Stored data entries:
==========

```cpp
void bin_cols(const uint32_t *kt, int n, int F, const uint32_t *thr_keys, int B, uint16_t *codes, hipStream_t s) {
    int levels = 1;
    while ((1 << levels) - 1 < B) ++levels;
    const size_t lds = static_cast<size_t>(kGroup) * ((1 << levels) - 1) * sizeof(uint32_t) + 256 * kGroup * sizeof(uint16_t);
    static PerDeviceOnce attr;
    if (attr.first()) { (void)hipFuncSetAttribute(reinterpret_cast<const void *>(k_bin_cols), hipFuncAttributeMaxDynamicSharedMemorySize, 160 * 1024); }
    const int groups = (F + kGroup - 1) / kGroup;
    const long long tiles = (static_cast<long long>(n) + 255) / 256;
    int tpb = static_cast<int>(std::min<long long>(kBinTiles, std::max<long long>(1, tiles * groups / 1024)));
    dim3 grid(static_cast<unsigned>((tiles + tpb - 1) / tpb), groups);
    const bool plain = [] { const char *e = hooks::raw(hooks::BIN_PLAIN); return e && e[0] == '1'; }();
    if (!plain && (levels == 8 || levels == 9)) {
        const size_t lds_fast = static_cast<size_t>(kGroup) * (1u << levels) * sizeof(uint32_t) + 256 * kGroup * sizeof(uint16_t);
        static PerDeviceOnce attr_fast;
        if (attr_fast.first()) {
            (void)hipFuncSetAttribute(reinterpret_cast<const void *>(k_bin_cols_fast<8>), hipFuncAttributeMaxDynamicSharedMemorySize, 64 * 1024);
            (void)hipFuncSetAttribute(reinterpret_cast<const void *>(k_bin_cols_fast<9>), hipFuncAttributeMaxDynamicSharedMemorySize, 64 * 1024);
        }
        if (levels == 8) hipLaunchKernelGGL(k_bin_cols_fast<8>, grid, dim3(256), lds_fast, s, kt, n, F, thr_keys, B, tpb, codes);
        else hipLaunchKernelGGL(k_bin_cols_fast<9>, grid, dim3(256), lds_fast, s, kt, n, F, thr_keys, B, tpb, codes);
        return;
    }
    hipLaunchKernelGGL(k_bin_cols, grid, dim3(256), lds, s, kt, n, F, thr_keys, B, levels, tpb, codes);
}

void scatter_cat_codes_grouped(const uint16_t *cat_codes, int n, int Fc, int F, uint16_t *codes, hipStream_t s) {
    const size_t tot = static_cast<size_t>(n) * Fc;
    hipLaunchKernelGGL(k_scatter_cat_codes_grouped, dim3((tot + 255) / 256), dim3(256), 0, s, cat_codes, n, Fc, F, codes);
}

}
}
```

Measured before the change: 538.0.

## Double-buffer key loads and replace block barriers with wave barriers in binning

Restructures the grouped binning kernel's tile loop so the next tile's keys load into a second register set while the current tile is binned. The workgroup-wide __syncthreads calls around the LDS staging buffer become wavefront fences plus wave barriers, because each wave now copies only the rows it wrote itself. This aims to hide global-load latency and drop block-level sync stalls, at the cost of more registers and a few redundant loads at the tail.

```diff
diff --git a/gbrl_amd/csrc/quantile.hip b/gbrl_amd/csrc/quantile.hip
--- a/gbrl_amd/csrc/quantile.hip
+++ b/gbrl_amd/csrc/quantile.hip
@@ -572,17 +572,21 @@
         t[i] = v;
     }
     __syncthreads();
-    for (int tile = 0; tile < tiles_per_block; ++tile) {
-        const int r0 = (blockIdx.x * tiles_per_block + tile) * 256;
-        if (r0 >= n) break;
-        const int r = r0 + threadIdx.x;
+    const int lane = threadIdx.x & 63, wave = threadIdx.x >> 6;
+    const int tile0 = blockIdx.x * tiles_per_block;
+    const int n_tiles = min(tiles_per_block, (n + 255) / 256 - tile0);
+    auto load_keys = [&](int r0, uint32_t (&key)[kGroup]) __attribute__((always_inline)) {
+        const int r = r0 + static_cast<int>(threadIdx.x);
         const int rr = r < n ? r : n - 1;
-        uint32_t key[kGroup];
 #pragma unroll
         for (int q = 0; q < kGroup; ++q) {
             const int f = g * kGroup + q;
             key[q] = kt[static_cast<size_t>(f < F ? f : F - 1) * n + rr];
         }
+    };
+    auto bin_tile = [&](const uint32_t (&key)[kGroup], int tile) __attribute__((always_inline)) {
+        const int r0 = (tile0 + tile) * 256;
+        const int r = r0 + threadIdx.x;
         uint32_t word[kGroup / 2];
 #pragma unroll
         for (int half = 0; half < 2; ++half) {
@@ -606,14 +610,28 @@
         uint4 *row = reinterpret_cast<uint4 *>(tile_buf + threadIdx.x * 8);
         row[0] = make_uint4(word[0], word[1], word[2], word[3]);
         row[1] = make_uint4(word[4], word[5], word[6], word[7]);
-        __syncthreads();
+        __builtin_amdgcn_fence(__ATOMIC_RELEASE, "wavefront");
+        __builtin_amdgcn_wave_barrier();
         const int rows = min(256, n - r0);
         {
             uint4 *dst = reinterpret_cast<uint4 *>(codes + (static_cast<size_t>(g) * n + r0) * kGroup);
             const uint4 *src = reinterpret_cast<const uint4 *>(tile_buf);
-            for (int i = threadIdx.x; i < rows * 2; i += 256) dst[i] = src[i];
-        }
-        __syncthreads();
+#pragma unroll
+            for (int h = 0; h < 2; ++h) {
+                const int c = wave * 128 + h * 64 + lane;
+                if (c < rows * 2) dst[c] = src[c];
+            }
+        }
+        __builtin_amdgcn_fence(__ATOMIC_RELEASE, "wavefront");
+        __builtin_amdgcn_wave_barrier();
+    };
+    uint32_t ka[kGroup], kb[kGroup];
+    load_keys(tile0 * 256, ka);
+    for (int tile = 0; tile < n_tiles; tile += 2) {
+        load_keys((tile0 + min(tile + 1, n_tiles - 1)) * 256, kb);
+        bin_tile(ka, tile);
+        load_keys((tile0 + min(tile + 2, n_tiles - 1)) * 256, ka);
+        if (tile + 1 < n_tiles) bin_tile(kb, tile + 1);
     }
 }
 #undef GBRL_BIN_STEP_L8_F0
```

Measured after the change: 542.0 (median of 6 runs). No clear change (+0.7%).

==========

Your goal:
Copy out the lines of the data where the word "long" can be found.

Task output:
    const long long tiles = (static_cast<long long>(n) + 255) / 256;
    int tpb = static_cast<int>(std::min<long long>(kBinTiles, std::max<long long>(1, tiles * groups / 1024)));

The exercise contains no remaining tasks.